At some point in the future the Provider determines that a new version of the Pointer should be created perhaps because the static content that the original Pointer references has changed. In this case the Provider wants the end state to be that a new Pointer is created to reference the new static content and that the existing Pointer is marked as superseded.
The NRLS supports the transition to the end state above by leveraging the related pointers property in conjunction with master identifier and status. The Provider creates a new Pointer where the status is marked as current, it has a master identifier value (value is 2 in figure 2) that is different from the existing Pointer’s master identifier (see Pointer identity for more detail) and the related pointers collection is populated with the master identifier of the existing Pointer (value is 1 in figure 2).
Upon receipt of this Pointer the NRLS takes the resolves the related Pointer and sets its status to superseded. Once this has been successfully completed the NRLS persists the new pointer.
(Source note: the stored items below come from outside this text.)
struct RowSrc {
  int32_t idx;
  int32_t i;
};
__device__ __forceinline__ void assemble_row_body(const FrontDesc& F, int64_t f_off, int ld, const int32_t* __restrict__ rowptr, const RowSrc* __restrict__ src,
                                                  const ChildRef* __restrict__ childs, const int32_t* __restrict__ cmap,
                                                  const FrontFac* __restrict__ ffac, const FacDesc* __restrict__ fd, double* __restrict__ pool,
                                                  int R, bool with_factors) {
  const int lane = threadIdx.x & 63;
  double* Arow = pool + f_off + (size_t)R * ld;
  for (int e = rowptr[R]; e < rowptr[R + 1]; e++) {
    const RowSrc sr = src[e];
    if (sr.idx >= 0) {
      const ChildRef c = childs[sr.idx];
// ... 449 lines not shown
__global__ __launch_bounds__(256) void hbm_backsolve_dataflow_kernel(FrontDesc F, int64_t f_off, int ld, const int32_t* __restrict__ fxoff,
                                                                      const double* __restrict__ pool, const double* __restrict__ inv,
                                                                      const double* __restrict__ y, double* __restrict__ xbuf,
                                                                      unsigned int* __restrict__ flags, double* __restrict__ delta,
                                                                      int* __restrict__ status) {
  __shared__ double acc[NB];
  __shared__ double xs[NB];
  __shared__ int ok, s_ticket;
  const int nblk = gridDim.x;
  if (threadIdx.x == 0) s_ticket = (int)atomicAdd(&flags[nblk], 1u);
  __syncthreads();
  const int b = nblk - 1 - s_ticket;
  const int r0 = b * NB, nb = min(NB, F.nf - r0);
  const int tid = threadIdx.x, row = tid >> 2, quarter = tid & 3;
  const double* A = pool + f_off;
  if (tid < NB) acc[tid] = (tid < nb) ? y[r0 + tid] : 0.0;
  if (tid == 0) ok = 1;
  __syncthreads();
  const double* arow = A + (size_t)(r0 + row) * ld;
  double ibv[16];
  {
    const double* ib = inv + (size_t)b * NB * NB + row * NB + quarter * 16;
#pragma unroll
    for (int k = 0; k < 16; k++) ibv[k] = ib[k];
  }
  auto load_rv = [&](int j, double(&r)[16]) {
    const int c0 = j * NB, ncol = min(NB, F.nf - c0);
#pragma unroll
    for (int k = 0; k < 16; k++) {
      const int c = quarter * 16 + k;
      r[k] = (j > b && row < nb && c < ncol) ? arow[c0 + c] : 0.0;
    }
  };
  double rv[16], rv_next[16];
  load_rv(nblk - 1, rv);
  for (int j = nblk - 1; j > b; j--) {
    const int c0 = j * NB, ncol = min(NB, F.nf - c0);
    if (tid < NB) {
      double v = 0.0;
      if (tid < ncol) {
        long spins = 0;
        for (;;) {
          v = __hip_atomic_load(&xbuf[c0 + tid], __ATOMIC_RELAXED, __HIP_MEMORY_SCOPE_AGENT);
          if (__double_as_longlong(v) != -1LL) break;
          __builtin_amdgcn_s_sleep(1);
          if (++spins > 2000000L) {
            ok = 0;
            v = 0.0;
            break;
          }
        }
      }
      xs[tid] = v;
    }
    load_rv(j - 1, rv_next);
    __syncthreads();
    if (!ok) break;
    double s = 0;
#pragma unroll
    for (int k = 0; k < 16; k++) s += rv[k] * xs[quarter * 16 + k];
    s += __shfl_xor(s, 1);
    s += __shfl_xor(s, 2);
    if (quarter == 0) acc[row] -= s;
#pragma unroll
    for (int k = 0; k < 16; k++) rv[k] = rv_next[k];
    __syncthreads();
  }
  if (!ok) {
    if (tid == 0) atomicExch(status + 1, 1 + F.id);
  }
  double s = 0;
#pragma unroll
  for (int k = 0; k < 16; k++) s += ibv[k] * acc[quarter * 16 + k];
  s += __shfl_xor(s, 1);
  s += __shfl_xor(s, 2);
  if (quarter == 0 && row < nb) {
    const double pub = (s != s) ? __longlong_as_double(0x7ff8000000000000LL) : s;
    __hip_atomic_store(&xbuf[r0 + row], pub, __ATOMIC_RELAXED, __HIP_MEMORY_SCOPE_AGENT);
    delta[fxoff[F.fx_begin + r0 + row]] = s;
    if (s != s) atomicMin(status, F.id);
  }
}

The end result is that the NRLS is now in the state described above; two Pointers exist where one has been superseded by the other. This pattern of superseding can be repeated indefinitely by a Provider leading to multiple superseded versions of a Pointer but there is only ever one current version.
A consequence of creating a relationship between Pointers where one superseded another is that a lineage of Pointers is created.
In this context lineage is used to describe the line of descendants of an original Pointer. This line in effect describes each of the different versions of the content that each Pointer references. It’s a view of the evolution of the content with the oldest content being replaced by newer content.
The related Pointer element of a given Pointer can be used to find its direct ancestor and once that ancestor is found if it has a related Pointer element then that relationship can be resolved and so on until the entire lineage is built up.
Figure 3: Pointer lineage. As soon as a Pointer is replaced (superseded) by another one then a linage of related Pointers is created.
Figure 3 above illustrates the lineage concept. Three Pointers exists in NRLS (1,2 & 3). Pointer 1 was the original and references content in the Provider’s system. After Pointer 1 was published a new version of the content that it references was created. This triggered the Provider to publish a new Pointer (2) that superseded the Pointer 1. Finally, the process was repeated with Pointer 3 which references the newest version of the content.